__device__ __forceinline__ void fold_range(Ctl* c, uint32_t buf, uint64_t kmn, uint64_t kmx) {
    for (int o = 32; o > 0; o >>= 1) {
        uint64_t a = __shfl_xor(kmn, o), b = __shfl_xor(kmx, o);
        kmn = a < kmn ? a : kmn;
        kmx = b > kmx ? b : kmx;
    }
    if ((threadIdx.x & 63) == 0) {
        if (kmn < c->rng[buf].kmin) atomicMin((unsigned long long*)&c->rng[buf].kmin, (unsigned long long)kmn);
        if (kmx > c->rng[buf].kmax) atomicMax((unsigned long long*)&c->rng[buf].kmax, (unsigned long long)kmx);
    }
}

__device__ __forceinline__ bool clear_by_list(const Ctl* c, uint32_t cap, int force) {
    return !force && (uint64_t)c->closed_n.v * 8ull < (uint64_t)cap;
}
__global__ void k_init_table(Slot* tab, uint32_t cap, const Ctl* c, int force) {
    if (clear_by_list(c, cap, force)) return;
    uint32_t i = blockIdx.x * blockDim.x + threadIdx.x;
    uint32_t stride = gridDim.x * blockDim.x;
    for (; i < cap; i += stride) {
        tab[i].entry = EMPTY;
        tab[i].g = GINF;
        tab[i].head = 0;
    }
}
__global__ void k_clear_table_list(Slot* tab, uint32_t cap, const uint32_t* __restrict__ slots, const Ctl* c, int force) {
    if (!clear_by_list(c, cap, force)) return;
    const uint32_t n = c->closed_n.v;
    for (uint32_t i = blockIdx.x * blockDim.x + threadIdx.x; i < n; i += gridDim.x * blockDim.x) {
        const uint32_t sl = slots[i];
        if (sl < cap) {
            tab[sl].entry = EMPTY;
            tab[sl].g = GINF;
            tab[sl].head = 0;
        }
    }
}

__global__ void k_reset(Eng E) {
    if (threadIdx.x != 0 || blockIdx.x != 0) return;
    Ctl* c = E.ctl;
    memset(c, 0, sizeof(Ctl));
    const uint8_t* s = E.state;
    uint64_t h = hash_init(E.D);
    bool ok = true;
    for (int k = 0; k < E.D; k += 8) {
        uint64_t w = 0;
        for (int j = 0; j < 8 && k + j < E.D; j++) {
            uint32_t b = s[k + j];
            uint32_t goal = goal_byte(E.env, E.D, k + j);
            ok &= (b == goal);
            w |= (uint64_t)b << (8 * j);
            E.root_nnet[k + j] = (uint8_t)(E.env == DCA_ENV_CUBE3 ? (b * 57u) >> 9 : b);
        }
        h = hash_word(h, w);
    }
    h = hash_final(h);
    E.g[0] = 0;
    E.parent[0] = NIL;
    E.move[0] = 0xFF;
    E.solved[0] = ok ? 1 : 0;
    for (int p = 0; p < 2; p++) c->S[p].pool_n = 1;
    c->cur_f = 0;
    c->goal_best = ~0ull;
    c->first_solved = NIL;
    for (int b = 0; b < 4; b++) {
        c->rng[b].kmin = ~0ull;
        c->rng[b].kmax = 0;
    }
    c->cur_b = 2;
    c->T = ~0ull;
    if (E.sem == DCA_SEM_CPP) {
        uint32_t slot = (uint32_t)h & E.tab_mask;
        E.tab[slot].entry = ((h >> 32) << 32) | 0u;
        E.tab[slot].g = 0;
        E.closed_slots[0] = slot;
        c->closed_n.v = 1;
        c->gen = 1;
        uint64_t key = key_of_cost(0.0);
        E.open_key[0][0] = key;
        E.open_id[0][0] = ok ? ID_SOLVED : 0u;
        c->open_n[0].v = 1;
        c->rng[0].kmin = c->rng[0].kmax = key;
    }
}

__global__ void k_root_commit(Eng E, const float* h_root) {
    if (threadIdx.x != 0 || blockIdx.x != 0) return;
    Ctl* c = E.ctl;
    if (E.sem != DCA_SEM_PY || c->open_n[c->cur_f].v != 0) return;
    double hv = fmax((double)h_root[0], 0.0);
    double cost = __dadd_rn(__dmul_rn(E.w, 0.0), __dmul_rn(hv, E.solved[0] ? 0.0 : 1.0));
    uint64_t key = key_of_cost(cost);
    uint32_t b = c->cur_f;
    E.open_key[b][0] = key;
    E.open_id[b][0] = E.solved[0] ? ID_SOLVED : 0u;
    c->open_n[b].v = 1;
    c->rng[b].kmin = c->rng[b].kmax = key;
}

constexpr int kRefillPeriod = 16;
__device__ __forceinline__ uint32_t front_keep(const Eng& E) {
    const uint32_t floor_ = (uint32_t)(kRefillPeriod + 1) * (uint32_t)E.B;
    return E.f_keep > floor_ ? E.f_keep : floor_;
}
__device__ __forceinline__ bool need_refill(const Eng& E, const Ctl* c) {
    return c->open_n[c->cur_b].v != c->back_dead.v &&
           c->open_n[c->cur_f].v - c->front_dead.v - c->front_above < (uint32_t)(kRefillPeriod + 1) * (uint32_t)E.B;
}

__global__ __launch_bounds__(256) void k_refill_hist(const Eng* __restrict__ engs) {
    const Eng& E = engs[blockIdx.y];
    Ctl* c = E.ctl;
    if (c->done || !need_refill(E, c)) return;
    Stamp stamp(E, P_REFILL_HIST);
    __shared__ uint32_t lh[NBIN];
    for (int i = threadIdx.x; i < NBIN; i += 256) lh[i] = 0;
    __syncthreads();
    const uint32_t b = c->cur_b, n = c->open_n[b].v;
    const uint64_t kmin = c->rng[b].kmin;
    const uint32_t shift = select_shift(kmin, c->rng[b].kmax);
    const uint64_t* __restrict__ keys = E.open_key[b];
    for (uint32_t i = blockIdx.x * 256 + threadIdx.x; i < n; i += gridDim.x * 256) {
        uint64_t k = keys[i];
        if (k == DEAD) continue;
        uint64_t f = (k - kmin) >> shift;
        atomicAdd(&lh[f < NBIN ? (uint32_t)f : NBIN - 1], 1u);
    }
    __syncthreads();
    for (int i = threadIdx.x; i < NBIN; i += 256)
        if (lh[i]) atomicAdd(&E.rhist[i], lh[i]);
}

__device__ __forceinline__ void scan_vals(const uint32_t (&v)[kBinsPerThread], uint32_t* pre, uint32_t* wsum) {
    const int t = threadIdx.x, lane = t & 63, wv = t >> 6;
    uint32_t s = 0;
#pragma unroll
    for (int k = 0; k < kBinsPerThread; k++) s += v[k];
    uint32_t incl = s;
    for (int o = 1; o < 64; o <<= 1) {
        uint32_t u = __shfl_up(incl, o);
        if (lane >= o) incl += u;
    }
    if (lane == 63) wsum[wv] = incl;
    __syncthreads();
    if (t < 16) {
        uint32_t u = wsum[t], acc = u;
        for (int o = 1; o < 16; o <<= 1) {
            uint32_t x = __shfl_up(acc, o, 16);
            if (t >= o) acc += x;
        }
        wsum[t] = acc - u;
    }
    __syncthreads();
    uint32_t run = incl - s + wsum[wv];
#pragma unroll
    for (int k = 0; k < kBinsPerThread; k++) {
        pre[kBinsPerThread * t + k] = run;
        run += v[k];
    }
    if (t == 1023) pre[NBIN] = run;
    __syncthreads();
}

__device__ __forceinline__ void scan_bins(uint32_t* __restrict__ hist, bool zero, uint32_t* pre, uint32_t* wsum) {
    const int t = threadIdx.x, lane = t & 63, wv = t >> 6;
    uint32_t v[kBinsPerThread], s = 0;
#pragma unroll
    for (int k = 0; k < kBinsPerThread; k++) {
        v[k] = hist[kBinsPerThread * t + k];
        if (zero) hist[kBinsPerThread * t + k] = 0;
        s += v[k];
    }
    uint32_t incl = s;
    for (int o = 1; o < 64; o <<= 1) {
        uint32_t u = __shfl_up(incl, o);
        if (lane >= o) incl += u;
    }
    if (lane == 63) wsum[wv] = incl;
    __syncthreads();
    if (t < 16) {
        uint32_t u = wsum[t], acc = u;
        for (int o = 1; o < 16; o <<= 1) {
            uint32_t x = __shfl_up(acc, o, 16);
            if (t >= o) acc += x;
        }
        wsum[t] = acc - u;
    }
    __syncthreads();
    uint32_t run = incl - s + wsum[wv];
#pragma unroll
    for (int k = 0; k < kBinsPerThread; k++) {
        pre[kBinsPerThread * t + k] = run;
        run += v[k];
    }
    if (t == 1023) pre[NBIN] = run;
    __syncthreads();
}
****************
Take from the material above the lines running from the one with "const uint32_t n = c->closed_n.v;" through the one with "for (int j = 0;", and repeat them exactly, with nothing else.

    const uint32_t n = c->closed_n.v;
    for (uint32_t i = blockIdx.x * blockDim.x + threadIdx.x; i < n; i += gridDim.x * blockDim.x) {
        const uint32_t sl = slots[i];
        if (sl < cap) {
            tab[sl].entry = EMPTY;
            tab[sl].g = GINF;
            tab[sl].head = 0;
        }
    }
}

__global__ void k_reset(Eng E) {
    if (threadIdx.x != 0 || blockIdx.x != 0) return;
    Ctl* c = E.ctl;
    memset(c, 0, sizeof(Ctl));
    const uint8_t* s = E.state;
    uint64_t h = hash_init(E.D);
    bool ok = true;
    for (int k = 0; k < E.D; k += 8) {
        uint64_t w = 0;
        for (int j = 0; j < 8 && k + j < E.D; j++) {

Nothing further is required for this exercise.